I think I speak for everyone when I say...I want more pictures!!! :-D :-D


----------



## sweetheartsrodeo (Sep 19, 2012)

Milo :) said:


> He LOOKS great, and I'm sure he feels great!
> 
> I think I speak for everyone when I say...I want more pictures!!! :-D :-D



Absolutely!


----------



## PoodleRick (Mar 18, 2013)

Milo :) said:


> He LOOKS great, and I'm sure he feels great!
> 
> *I think I speak for everyone when I say...I want more pictures!!!* :-D :-D


Quoted for emphasis.


----------



## Poodlebeguiled (May 27, 2013)

Aww what a nice fella.
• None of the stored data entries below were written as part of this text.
constexpr unsigned kRecGround = 0x100u;
constexpr unsigned kRecFlatOk = 0x200u;
__device__ __forceinline__ unsigned build_binrec(const PrimRec* __restrict__ pr, int p, int ox, int oy, BinRec* __restrict__ out,
                                                 const short4* __restrict__ fb = nullptr) {
  const int4 w0 = __ldg(reinterpret_cast<const int4*>(pr));
  const int4 w1 = __ldg(reinterpret_cast<const int4*>(pr) + 1);
  const float4 w2 = __ldg(reinterpret_cast<const float4*>(pr) + 2);
  const int ltq = __ldg(&pr->ltq);
  const int quad = (ltq >> 24) & 1;
  const int flat = (ltq & 0xffff) ? kKindFlat : 0;
  const int qx[4] = {w0.x, w0.z, w1.x, w1.z}, qy[4] = {w0.y, w0.w, w1.y, w1.w};
  const int nv = quad ? 4 : 3;
  unsigned live = 0xffu, inside = 0xffu;
  int E0[4] = {0, 0, 0, 0}, A[4] = {0, 0, 0, 0}, B[4] = {0, 0, 0, 0};
#pragma unroll
  for (int k = 0; k < 4; k++) {
    if (k >= nv) break;
    const int ka = k, kb = (k + 1) & 3;
    const int dx = qx[kb] - qx[ka], dy = qy[kb] - qy[ka];
    const int bias = (dy > 0 || (dy == 0 && dx < 0)) ? 0 : 1;
    long long e0 = (long long)dx * (oy - qy[ka]) - (long long)dy * (ox - qx[ka]) - bias;
    if (e0 < -(1LL << 30)) live = 0;
    if (e0 > (1LL << 30)) e0 = (1LL << 30);
    if (e0 < -(1LL << 30)) e0 = -(1LL << 30);
    const int a = -dy, b = dx, e = (int)e0;
    E0[k] = e; A[k] = a; B[k] = b;
    if (fb) {
    } else {
      const int hi = (a > 0 ? a * 504 : a * 8) + (b > 0 ? b * 248 : b * 8);
      const int lo = (a > 0 ? a * 8 : a * 504) + (b > 0 ? b * 8 : b * 248);
#pragma unroll
      for (int f = 0; f < 8; f++) {
        const int ef = e + a * ((f & 3) * kBinW * kSub) + b * ((f >> 2) * kBinH * kSub);
        if (ef + hi < 0) live &= ~(1u << f);
        if (ef + lo < 0) inside &= ~(1u << f);
      }
    }
  }
  if (fb) {
#pragma unroll 1
    for (int f = 0; f < 8; f++) {
      const short4 q = fb[f];
      if (q.z < q.x) { live &= ~(1u << f); continue; }
      const int X0 = q.x * kSub - ox + 8, X1 = q.z * kSub - ox + 56, Y0 = q.y * kSub - oy + 8, Y1 = q.w * kSub - oy + 56;
#pragma unroll
      for (int k = 0; k < 4; k++) {
        if (k >= nv) break;
        const int a = A[k], b = B[k], e = E0[k];
        const int hi = (a > 0 ? a * X1 : a * X0) + (b > 0 ? b * Y1 : b * Y0);
        const int lo = (a > 0 ? a * X0 : a * X1) + (b > 0 ? b * Y0 : b * Y1);
        if (e + hi < 0) live &= ~(1u << f);
        if (e + lo < 0) inside &= ~(1u << f);
      }
    }
  }
  int tiny = 0;
  if (!fb && !quad && live) {
    const int minx = min(qx[0], min(qx[1], qx[2])) - ox, maxx = max(qx[0], max(qx[1], qx[2])) - ox;
    const int miny = min(qy[0], min(qy[1], qy[2])) - oy, maxy = max(qy[0], max(qy[1], qy[2])) - oy;
    const int x0 = max(minx >> 6, 0), x1 = min(maxx >> 6, kCoarseW - 1), y0 = max(miny >> 6, 0), y1 = min(maxy >> 6, kCoarseH - 1);
    if (x1 - x0 < 4 && y1 - y0 < 4 && x1 >= x0 && y1 >= y0) {
      tiny = kKindTiny;
      E0[3] = x0 | (y0 << 16); A[3] = x1 | (y1 << 16);
    }
  }
  const int id = __float_as_int(w2.w);
  int4* o = reinterpret_cast<int4*>(out);
  o[0] = make_int4(E0[0], E0[1], E0[2], E0[3]);
  o[1] = make_int4(A[0], A[1], A[2], A[3]);
  o[2] = make_int4(B[0], B[1], B[2], B[3]);
  o[3] = make_int4(__float_as_int(w2.x), __float_as_int(w2.y), __float_as_int(w2.z), id);
  o[4] = make_int4(qx[0] - ox, qy[0] - oy, (int)((unsigned)p | (live << 16) | ((inside & live) << 24)),
                   (quad ? kKindQuad : 0) | (id < 2 ? kKindGround : 0) | tiny | flat);
  return (inside & live) | (id < 2 ? kRecGround : 0u) | ((flat || id < 2) && !tiny ? kRecFlatOk : 0u);
}

struct ShadeIn {
  const PrimRec* pr;
  int x0, y0;
  float q0, qx, qy, u0, ux, uy, v0, vx, vy, r0;
  int ltq;
  unsigned tex;
};
__device__ __forceinline__ ShadeIn load_shade(const PrimRec* __restrict__ prims, unsigned w) {
  const PrimRec* pr = prims + w;
  const int2 xy0 = __ldg(reinterpret_cast<const int2*>(pr));
  const float4 w3 = __ldg(reinterpret_cast<const float4*>(pr) + 3);
  const float4 w4 = __ldg(reinterpret_cast<const float4*>(pr) + 4);
  const float4 w5 = __ldg(reinterpret_cast<const float4*>(pr) + 5);
  ShadeIn si;
  si.pr = pr; si.x0 = xy0.x; si.y0 = xy0.y;
  si.q0 = w3.x; si.qx = w3.y; si.qy = w3.z; si.u0 = w3.w;
  si.ux = w4.x; si.uy = w4.y; si.v0 = w4.z; si.vx = w4.w;
  si.vy = w5.x; si.ltq = __float_as_int(w5.y); si.tex = __float_as_uint(w5.z); si.r0 = w5.w;
  return si;
}
__device__ __forceinline__ void shade_eval(const ShadeIn& si, const uint8_t* __restrict__ tex_pool, const float4* __restrict__ lat_tab,
                                           int pxa, int pya, float c3[3], float* qq_out = nullptr,
                                           const uint8_t* __restrict__ cls_pool = nullptr, int* cls_out = nullptr) {
  const float cdx = (float)(pxa + 32 - si.x0) * 0.015625f, cdy = (float)(pya + 32 - si.y0) * 0.015625f;
  float qq = fmaf(si.qy, cdy, fmaf(si.qx, cdx, si.q0));
  if (!(qq > 1e-20f)) qq = 1e-20f;
  if (qq_out) *qq_out = qq;
  const float rq = 1.0f / qq;
  const float u = fmaf(si.uy, cdy, fmaf(si.ux, cdx, si.u0)) * rq;
  const float v = fmaf(si.vy, cdy, fmaf(si.vx, cdx, si.v0)) * rq;
  const int ltq = si.ltq;
  const int lat = (ltq & 0xffff) - 1;
  if (lat >= 0) {
    const float fa_ = u * 7.0f, fb_ = (1.0f - v) * 7.0f;
    int ia = __float2int_rd(fa_), ib = __float2int_rd(fb_);
    ia = ia < 0 ? 0 : (ia > 6 ? 6 : ia);
    ib = ib < 0 ? 0 : (ib > 6 ? 6 : ib);
    const float fa = fa_ - (float)ia, fb = fb_ - (float)ib;
    const float4* L = lat_tab + lat * 64 + ia * 8 + ib;
    const bool lower = fb <= fa;
    const float4 c00 = L[0], c11 = L[9], cm = L[lower ? 8 : 1];
    const float t1 = lower ? fa : fb, t2 = lower ? fb : fa;
    c3[0] = fmaf(t2, c11.x - cm.x, fmaf(t1, cm.x - c00.x, c00.x));
    c3[1] = fmaf(t2, c11.y - cm.y, fmaf(t1, cm.y - c00.y, c00.y));
    c3[2] = fmaf(t2, c11.z - cm.z, fmaf(t1, cm.z - c00.z, c00.z));
  } else {
    const float4 w6 = __ldg(reinterpret_cast<const float4*>(si.pr) + 6);
    const float4 w7 = __ldg(reinterpret_cast<const float4*>(si.pr) + 7);
    c3[0] = fmaf(w6.y, cdy, fmaf(w6.x, cdx, si.r0)) * rq;
    c3[1] = fmaf(w7.x, cdy, fmaf(w6.w, cdx, w6.z)) * rq;
    c3[2] = fmaf(w7.w, cdy, fmaf(w7.z, cdx, w7.y)) * rq;
  }
  if (cls_out) *cls_out = 0;
  if (ltq & 0x00ff0000) {
    const unsigned ti = si.tex;
    const int lw = (ti >> 24) & 15, lh = ti >> 28;
    const int tw = 1 << lw, th = 1 << lh;
    const float twf = __int_as_float((127 + lw) << 23), thf = __int_as_float((127 + lh) << 23);
    const float tx = u * twf - 0.5f, ty = v * thf - 0.5f;
    const int txi = __float2int_rd(tx), tyi = __float2int_rd(ty);
    const float ffx = tx - (float)txi, ffy = ty - (float)tyi;
    const unsigned ti0 = (unsigned)txi & (tw - 1), ti1 = (ti0 + 1) & (tw - 1);
    const unsigned tj0 = (unsigned)tyi & (th - 1), tj1 = (tj0 + 1) & (th - 1);
    const unsigned r0 = tj0 << lw, r1 = tj1 << lw;
    const uchar4* tp = reinterpret_cast<const uchar4*>(tex_pool + ((size_t)(ti & 0xffffffu) << 8));
    const uchar4 t00 = __ldg(tp + (r0 + ti0)), t10 = __ldg(tp + (r0 + ti1));
    const uchar4 t01 = __ldg(tp + (r1 + ti0)), t11 = __ldg(tp + (r1 + ti1));
    const float a0[3] = {(float)t00.x, (float)t00.y, (float)t00.z}, a1[3] = {(float)t10.x, (float)t10.y, (float)t10.z};
    const float b0[3] = {(float)t01.x, (float)t01.y, (float)t01.z}, b1[3] = {(float)t11.x, (float)t11.y, (float)t11.z};
#pragma unroll
    for (int ch = 0; ch < 3; ch++) {
      const float ta = fmaf(ffx, a1[ch] - a0[ch], a0[ch]);
      const float tb = fmaf(ffx, b1[ch] - b0[ch], b0[ch]);
      const float tc = fmaf(ffy, tb - ta, ta);
      c3[ch] = tc * (c3[ch] * 0.00392156862745098f);
    }
    if (cls_out) {
      const unsigned cu = (unsigned)__float2int_rd(u * twf) & (tw - 1), cv = (unsigned)__float2int_rd(v * thf) & (th - 1);
      *cls_out = __ldg(cls_pool + ((size_t)(ti & 0xffffffu) << 6) + ((cv << lw) + cu));
    }
  }
}
__device__ __forceinline__ void shade_prim(const PrimRec* __restrict__ prims, unsigned w, const uint8_t* __restrict__ tex_pool,
                                           const float4* __restrict__ lat_tab, int pxa, int pya, float c3[3], float* qq_out = nullptr,
                                           const uint8_t* __restrict__ cls_pool = nullptr, int* cls_out = nullptr) {
  const ShadeIn si = load_shade(prims, w);
  shade_eval(si, tex_pool, lat_tab, pxa, pya, c3, qq_out, cls_pool, cls_out);
}

__device__ __forceinline__ uint32_t smem_u32(const void* p) { return (uint32_t)__cvta_generic_to_shared(p); }
__device__ __forceinline__ void mbar_init(uint64_t* bar, int count) {
  asm volatile("mbarrier.init.shared::cta.b64 [%0], %1;" ::"r"(smem_u32(bar)), "r"(count) : "memory");
}
__device__ __forceinline__ void mbar_fence_init() {
  asm volatile("fence.mbarrier_init.release.cluster;" ::: "memory");
  asm volatile("fence.proxy.async.shared::cta;" ::: "memory");
}
__device__ __forceinline__ void mbar_expect_tx(uint64_t* bar, uint32_t bytes) {
  asm volatile("mbarrier.arrive.expect_tx.shared::cta.b64 _, [%0], %1;" ::"r"(smem_u32(bar)), "r"(bytes) : "memory");
}
__device__ __forceinline__ void bulk_load(void* dst_smem, const void* src_gmem, uint32_t bytes, uint64_t* bar) {
  asm volatile("cp.async.bulk.shared::cluster.global.mbarrier::complete_tx::bytes [%0], [%1], %2, [%3];" ::"r"(smem_u32(dst_smem)),
               "l"(src_gmem), "r"(bytes), "r"(smem_u32(bar))
               : "memory");
}
__device__ __forceinline__ void mbar_wait(uint64_t* bar, uint32_t parity) {
  uint32_t ok;
  do {
    asm volatile("{\n .reg .pred p;\n mbarrier.try_wait.parity.shared::cta.b64 p, [%1], %2;\n selp.u32 %0, 1, 0, p;\n}"
                 : "=r"(ok)
                 : "r"(smem_u32(bar)), "r"(parity)
                 : "memory");
  } while (!ok);
}

__device__ __forceinline__ unsigned pack_rgb(float r, float g, float b) {
  const unsigned ur = min(__float2uint_rn(r * 255.0f), 255u);
  const unsigned ug = min(__float2uint_rn(g * 255.0f), 255u);
  const unsigned ub = min(__float2uint_rn(b * 255.0f), 255u);
  return ur | (ug << 8) | (ub << 16);
}

struct StoreLane {
  int src_lo, src_hi;
  int sh8;
  int off;
  int j, row;
};
__device__ __forceinline__ StoreLane make_store_lane(int lane, int W) {
  StoreLane sl;
  const int j = lane & 7, rowbase = lane & ~7;
  const int p0 = (4 * j) / 3;
  sl.sh8 = (4 * j - 3 * p0) * 8;
  sl.src_lo = rowbase + min(p0, 7);
  sl.src_hi = rowbase + min(p0 + 1, 7);
  sl.off = (lane >> 3) * W * 3 + 4 * j;
  sl.j = j; sl.row = lane >> 3;
  return sl;
}
__device__ __forceinline__ void store_bin_fast(uint8_t* __restrict__ bin0, const StoreLane& sl, unsigned rgb, int rows_ok) {
  const unsigned lo = __shfl_sync(0xffffffffu, rgb, sl.src_lo);
  const unsigned hi = __shfl_sync(0xffffffffu, rgb, sl.src_hi);
  const unsigned word = __funnelshift_r(lo | (hi << 24), hi >> 8, sl.sh8);
  if (sl.j < 6 && sl.row < rows_ok) *reinterpret_cast<unsigned*>(bin0 + sl.off) = word;
}
__device__ __forceinline__ void store_bin(uint8_t* __restrict__ out, unsigned rgb, int lane, int bx, int by, int W, int H) {
  const int gx = bx * kBinW + (lane & 7), gy = by * kBinH + (lane >> 3);
  if ((W & 3) == 0 && bx * kBinW + kBinW <= W) {
    const int j = lane & 7, rowbase = lane & ~7;
    const int p0 = (4 * j) / 3, sh8 = (4 * j - 3 * p0) * 8;
    const unsigned lo = __shfl_sync(0xffffffffu, rgb, rowbase + min(p0, 7));
    const unsigned hi = __shfl_sync(0xffffffffu, rgb, rowbase + min(p0 + 1, 7));
    const unsigned long long both = (unsigned long long)lo | ((unsigned long long)hi << 24);
    if (j < 6 && gy < H)
      *reinterpret_cast<unsigned*>(out + ((size_t)gy * W + bx * kBinW) * 3 + 4 * j) = (unsigned)(both >> sh8);
  } else if (gx < W && gy < H) {
    uint8_t* d = out + ((size_t)gy * W + gx) * 3;
    d[0] = (uint8_t)(rgb & 255); d[1] = (uint8_t)((rgb >> 8) & 255); d[2] = (uint8_t)(rgb >> 16);
  }
}

__device__ __forceinline__ void store_bin_planar_u8(uint8_t* __restrict__ out, int layout, unsigned rgb, int lane, int bx, int by,
                                                    int W, int H) {
  const int j = lane < 24 ? lane : 0, c = j >> 3;
  int s0, step;
  size_t addr;
  if (layout == DTS_OBS_CHW) {
    const int r = (j & 7) >> 1, h = j & 1;
    s0 = r * 8 + 4 * h; step = 1;
    addr = ((size_t)c * H + by * kBinH + r) * W + bx * kBinW + 4 * h;
  } else {
    const int xi = j & 7;
    s0 = xi; step = 8;
    addr = ((size_t)c * W + bx * kBinW + xi) * H + by * kBinH;
  }
  const unsigned p0 = __shfl_sync(0xffffffffu, rgb, s0), p1 = __shfl_sync(0xffffffffu, rgb, s0 + step);
  const unsigned p2 = __shfl_sync(0xffffffffu, rgb, s0 + 2 * step), p3 = __shfl_sync(0xffffffffu, rgb, s0 + 3 * step);
  const unsigned sel = (unsigned)c | ((unsigned)(4 + c) << 4);
  const unsigned word = __byte_perm(__byte_perm(p0, p1, sel), __byte_perm(p2, p3, sel), 0x5410);
  if (lane < 24) *reinterpret_cast<unsigned*>(out + addr) = word;
}

__device__ __forceinline__ void store_bin_any(uint8_t* __restrict__ out, int fmt, unsigned rgb, int lane, int bx, int by,
                                              int W, int H) {
  if (fmt == 0) { store_bin(out, rgb, lane, bx, by, W, H); return; }
  const int gx = bx * kBinW + (lane & 7), gy = by * kBinH + (lane >> 3);
  if (gx < W && gy < H) store_px_fmt(out, fmt & 3, fmt >> 2, gx, gy, W, H, rgb);
}

__host__ __device__ __forceinline__ bool lean_output(int layout, int dtype, int W) {
  return layout == DTS_OBS_HWC && dtype == DTS_OBS_U8 && (W & 3) == 0;
}

__device__ __forceinline__ unsigned fine_rows_in_image(int cby, int H) { return ((cby * kCFY + 1) * kBinH < H) ? 0xffu : 0x0fu; }
__device__ __forceinline__ unsigned fine_in_image(int cbx, unsigned rows, int W) {
  const int nx = min(kCFX, (W - cbx * kCoarseW + kBinW - 1) / kBinW);
  const unsigned cols = (1u << nx) - 1u;
  return rows & (cols | (cols << 4));
}

struct RemapPx { bool valid; int x, y; };
__device__ __forceinline__ RemapPx remap_source(const RemapTab& rt, int bx, int by, int lane, int W, int H) {
  const int gx = min(bx * kBinW + (lane & 7), W - 1), gy = min(by * kBinH + (lane >> 3), H - 1);
  const int sxy = __ldg(rt.src_xy + gy * W + gx);
  const int sx = (int)(short)(sxy & 0xffff), sy = sxy >> 16;
  return RemapPx{sx != -32768, sx * kSub, sy * kSub};
}
__device__ __forceinline__ RemapTab remap_of_env(RemapTab rt, int env, int W, int H, int cbins) {
  const int t = __ldg(rt.table_of_env + env);
  rt.src_xy += (size_t)t * W * H;
  rt.cbox += (size_t)t * cbins;
  rt.fbox += (size_t)t * cbins * (kCFX * kCFY);
  rt.cell_start += (size_t)t * (cbins + 1);
  rt.home_start += (size_t)t * (cbins + 1);
  return rt;
}

__device__ __forceinline__ void store_bin_lean(uint8_t* __restrict__ out, const StoreLane& sl, unsigned rgb, int lane, int bx, int by,
                                               int W, int H) {
  if (bx * kBinW + kBinW <= W) store_bin_fast(out + ((size_t)(by * kBinH) * W + bx * kBinW) * 3, sl, rgb, min(kBinH, H - by * kBinH));
  else store_bin(out, rgb, lane, bx, by, W, H);
}

__device__ __forceinline__ float depth_of(float qmax, bool px_valid = true) { return (px_valid && qmax > 0.0f) ? 1.0f / qmax : 0.0f; }
__device__ __forceinline__ void store_depth(float* __restrict__ dep, float d, int lane, int bx, int by, int W, int H) {
  const int gx = bx * kBinW + (lane & 7), gy = by * kBinH + (lane >> 3);
  if (gx < W && gy < H) dep[(size_t)gy * W + gx] = d;
}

Love how he and the cat snuggle up. He looks wonderful. Yep....the busiest people, they say always have the most time, being so organized and all... Soooooooo.....more pictures! And don't be a stranger.:act-up:


----------



## MollyMuiMa (Oct 13, 2012)

Looks like that Kitty is the BOSS and Hank knows it but loves it anyway! LOL! 
Ditto on more pics tho!!!!!!


----------



## spoo novice (Mar 22, 2013)

Yes, you definitely speak for me! More please!


----------